The shares of Series E Preferred are convertible into Common Stock, once vested, at a price of $1.60 per share. The Company is not obligated to file a registration statement with respect to the shares of Common Stock into which Series E Preferred shares may be converted.

 

Cancellation of Series C Preferred Stock

 

On June 30, 2016, the Board of Directors approved a Certificate of Designation authorizing a new class of Series C Preferred Stock, par value $0.0001 per share (the “Series C Preferred”) convertible into 216,667 shares of Common Stock. The Series C Preferred, 200,000 shares of Common Stock, and three-year warrants to purchase 208,333 shares of Common Stock at $4.80 per share were all issued in connection with plans to conduct clinical trials and to perform clinical research in support of the development of diagnostic devices. The Company had been unable to proceed with the clinical trials and research. On July 31, 2019, the Company entered into a Surrender and Mutual Release Agreement (the “Cancellation Agreement”) to terminate the agreements and to cancel all issued and outstanding shares of Series C Preferred, all but 20,000 shares of the 200,000 shares of Common Stock, and all warrants issued under these arrangements.

 

Lease Agreement  

 

On July 9, 2019, the Company entered into a Commercial Lease Agreement (the “Lease”) with Skybar Holdings, LLC, a Florida limited liability company. Pursuant to the Lease, the Company will rent the entire first floor (consisting of approximately 4,000 square feet) of a property located in Delray Beach, Florida (the “Premises”).
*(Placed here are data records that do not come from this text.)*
template <int KV8>
__global__ __launch_bounds__(1024) void dec_attn2s_kernel(Attn2P p) {
    __shared__ float red[16][66];
    car_kernarg_prefetch<(sizeof(Attn2P) + 63 + 48) / 64>();
    const int tid = threadIdx.x, lane = tid & 63, wave = tid >> 6, q4 = lane >> 4, c16 = lane & 15;
    STAMP(p, 0);
    const int n_items = p.n_seq * p.H;
    if ((int)blockIdx.x >= n_items) {
        car_pf_helper(p.pf_p0, p.pf_b0, p.pf_p1, p.pf_b1, (int)blockIdx.x - n_items, p.pf_wgs);
#ifdef CAR_STAMP
        __builtin_amdgcn_s_waitcnt(0); STAMP(p, 5);
#endif
        return;
    }
    const int h = (int)blockIdx.x % p.H, b = (int)blockIdx.x / p.H;
    const int pos = *p.pos;
    const unsigned char* mk = p.mask ? p.mask + (long)b * p.T : nullptr;
    const int jmin = mk ? p.jmin[b] : 0;
    const long sbase = ((long)b * p.H + h) * p.SA * 64;
    const u32x4* Kp = KV8 ? (const u32x4*)((const unsigned char*)p.kc + sbase) + lane : (const u32x4*)(p.kc + sbase) + lane;
    const u32x4* Vp = KV8 ? (const u32x4*)((const unsigned char*)p.vc + sbase) + lane : (const u32x4*)(p.vc + sbase) + lane;
    const bf16_t* qp = p.q + ((long)b * p.H + h) * 64;
    bf16x8 qf0, qf1;
    const int nblk = (pos >> 5) + 1;
    float m_run = -INFINITY, l_run = 0.f;
    f32x4 o[4];
#pragma unroll
    for (int d = 0; d < 4; ++d) o[d] = (f32x4){0.f, 0.f, 0.f, 0.f};
    const f32x4 z4 = (f32x4){0.f, 0.f, 0.f, 0.f};
    constexpr int NL = KV8 ? 2 : 4;
    auto loadkv = [&](u32x4 (&kr)[4], u32x4 (&vr)[4], int blk) {
#pragma unroll
        for (int i = 0; i < NL; ++i) kr[i] = __builtin_nontemporal_load(Kp + ((long)blk * NL + i) * 64);
#pragma unroll
        for (int i = 0; i < NL; ++i) vr[i] = __builtin_nontemporal_load(Vp + ((long)blk * NL + i) * 64);
    };
    unsigned ma[8];
    auto compute = [&](const u32x4 (&kr_)[4], const u32x4 (&vr_)[4], int blk, bool use_mk) {
        u32x4 kr[4], vr[4];
        if (KV8) {
#pragma unroll
            for (int i = 0; i < 2; ++i) {
                const bf16x8 a = fp8x8_to_bf16x8_(kr_[i][0], kr_[i][1]), c2 = fp8x8_to_bf16x8_(kr_[i][2], kr_[i][3]);
                const bf16x8 v0 = fp8x8_to_bf16x8_(vr_[i][0], vr_[i][1]), v1 = fp8x8_to_bf16x8_(vr_[i][2], vr_[i][3]);
                kr[2 * i] = *(const u32x4*)&a; kr[2 * i + 1] = *(const u32x4*)&c2; vr[2 * i] = *(const u32x4*)&v0; vr[2 * i + 1] = *(const u32x4*)&v1;
            }
        } else {
#pragma unroll
            for (int i = 0; i < 4; ++i) { kr[i] = kr_[i]; vr[i] = vr_[i]; }
        }
        f32x4 s0 = __builtin_amdgcn_mfma_f32_16x16x32_bf16(*(const bf16x8*)&kr[0], qf0, z4, 0, 0, 0);
        s0 = __builtin_amdgcn_mfma_f32_16x16x32_bf16(*(const bf16x8*)&kr[1], qf1, s0, 0, 0, 0);
        f32x4 s1 = __builtin_amdgcn_mfma_f32_16x16x32_bf16(*(const bf16x8*)&kr[2], qf0, z4, 0, 0, 0);
        s1 = __builtin_amdgcn_mfma_f32_16x16x32_bf16(*(const bf16x8*)&kr[3], qf1, s1, 0, 0, 0);
        float sc[8] = {s0[0], s0[1], s0[2], s0[3], s1[0], s1[1], s1[2], s1[3]};
        const int jb = blk * 32 + q4 * 4;
        if (use_mk || blk * 32 + 31 > pos) {
#pragma unroll
            for (int e = 0; e < 8; ++e) {
                const int j = jb + (e < 4 ? e : 12 + e);
                unsigned mv = 1u;
                if (use_mk) mv = ma[e];
                const bool ok = (j <= pos) & ((j >= p.T) | (mv != 0u));
                sc[e] = ok ? sc[e] : -INFINITY;
            }
        }
        float mx = fmaxf(fmaxf(fmaxf(sc[0], sc[1]), fmaxf(sc[2], sc[3])), fmaxf(fmaxf(sc[4], sc[5]), fmaxf(sc[6], sc[7])));
        mx = fmaxf(mx, __shfl_xor(mx, 16, 64)); mx = fmaxf(mx, __shfl_xor(mx, 32, 64));
        if (mx > -INFINITY) {
            const float mn = fmaxf(m_run, mx), alpha = __expf(m_run - mn);
            float pe[8], ps = 0.f;
#pragma unroll
            for (int e = 0; e < 8; ++e) { pe[e] = __expf(sc[e] - mn); ps += pe[e]; }
            l_run = l_run * alpha + ps; m_run = mn;
            u32x4 pu; pu[0] = pack_bf16x2(pe[0], pe[1]); pu[1] = pack_bf16x2(pe[2], pe[3]); pu[2] = pack_bf16x2(pe[4], pe[5]); pu[3] = pack_bf16x2(pe[6], pe[7]);
#pragma unroll
            for (int d = 0; d < 4; ++d) {
                o[d][0] *= alpha; o[d][1] *= alpha; o[d][2] *= alpha; o[d][3] *= alpha;
                o[d] = __builtin_amdgcn_mfma_f32_16x16x32_bf16(*(const bf16x8*)&pu, *(const bf16x8*)&vr[d], o[d], 0, 0, 0);
            }
        }
    };
    {
        u32x4 ka[4], va[4], kb2[4], vb2[4];
        int cur = (jmin >> 5) + wave;
        const bool mk_a = mk != nullptr && cur * 32 < p.T && cur < nblk;
        if (mk_a) {
            const int jb = cur * 32 + q4 * 4;
#pragma unroll
            for (int e = 0; e < 8; ++e) ma[e] = mk[min(jb + (e < 4 ? e : 12 + e), p.T - 1)];
        }
        if (cur < nblk) loadkv(ka, va, cur);
        if (cur + 16 < nblk) loadkv(kb2, vb2, cur + 16);
        { const u32x4 q0 = *(const u32x4*)(qp + q4 * 8), q1 = *(const u32x4*)(qp + 32 + q4 * 8); qf0 = *(const bf16x8*)&q0; qf1 = *(const bf16x8*)&q1; }
        bool first = true;
        while (cur < nblk) {
            compute(ka, va, cur, first && mk_a);
            first = false;
            if (cur + 32 < nblk) loadkv(ka, va, cur + 32);
            if (cur + 16 < nblk) { compute(kb2, vb2, cur + 16, false); if (cur + 48 < nblk) loadkv(kb2, vb2, cur + 48); }
            cur += 32;
        }
    }
#ifdef CAR_STAMP
    asm volatile("s_nop 0" ::"v"(l_run)); STAMP(p, 3);
#endif
    float lt = l_run + __shfl_xor(l_run, 16, 64); lt += __shfl_xor(lt, 32, 64);
    if (q4 == 0) {
#pragma unroll
        for (int d = 0; d < 4; ++d) red[wave][2 + d * 16 + c16] = o[d][0];
    }
    if (lane == 0) { red[wave][0] = m_run; red[wave][1] = lt; }
    __syncthreads();
    STAMP(p, 4);
    if (tid < 64) {
        float M = red[0][0];
#pragma unroll
        for (int w = 1; w < 16; ++w) M = fmaxf(M, red[w][0]);
        float L = 0.f, O = 0.f;
#pragma unroll
        for (int w = 0; w < 16; ++w) {
            const float mm = red[w][0];
            const float a = mm > -INFINITY ? __expf(mm - M) : 0.f;
            L += red[w][1] * a; O += red[w][2 + tid] * a;
        }
        const int k = h * 64 + tid;
        long off;
        if (p.out_packed) off = ((((long)(b >> 4) * (p.dim >> 5) + (k >> 5)) * 64 + ((k & 31) >> 3) * 16 + (b & 15)) << 3) + (k & 7);
        else off = (long)b * p.dim + k;
        p.out[off] = f2bf(O / L);
    }
#ifdef CAR_STAMP
    __builtin_amdgcn_s_waitcnt(0); STAMP(p, 5);
#endif
}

The Company plans to develop the Premises to create a hemp oriented health and wellness retail venue, including education, clothing and cosmetics, and explore franchise opportunities. The initial term of the Lease is 5 years commencing August 1, 2019, with two 5 year extension options. The Lease includes a right of first refusal in favor of the Company to lease any space that becomes available on the 2nd and 3rd floor of the Premises and a right of first refusal to purchase the Premises. Pursuant to the Lease, the Company will pay rent equal to forty thousand dollars per month in advance in addition to all applicable Florida sales and/or federal taxes. Effective one year from the lease commencement date and each year thereafter, the rent shall increase at least three percent (3%) per year. The lessor of the Premises is a limited liability company owned or controlled by Vladislav (Bobby) Yampolsky, a member of the Board and the founder, manager and controlling member of C2M, the Company’s largest stockholder.

 

Appointment of Officer

 

On July 10, 2019, the Board of Directors of the Company appointed Kenneth E. Puzder to the position of Chief Financial Officer of the Company. Mr. Puzder is also a member of the Board of directors of the Company following the resignation of Kelley Wendt, the Company’s prior Chief financial Officer. Mr. Puzder currently also serves as President and Chief Financial Officer of C2M, the Company’s largest stockholder. The Company entered into an agreement with Mr. Puzder in the form of an offer letter which states that Mr. Puzder will receive an annual base salary of $120,000 and will be eligible to receive a $20,000 signing bonus within 90 days of his start date, which will be netted against future bonus payments, if any. He will also be eligible to participate in the Company’s benefit plans. Mr. Puzder will also receive an equity award, which will be determined and approved by the Board. The offer letter has no set term and may be terminated by Mr. Puzder or the Company on two weeks written notice.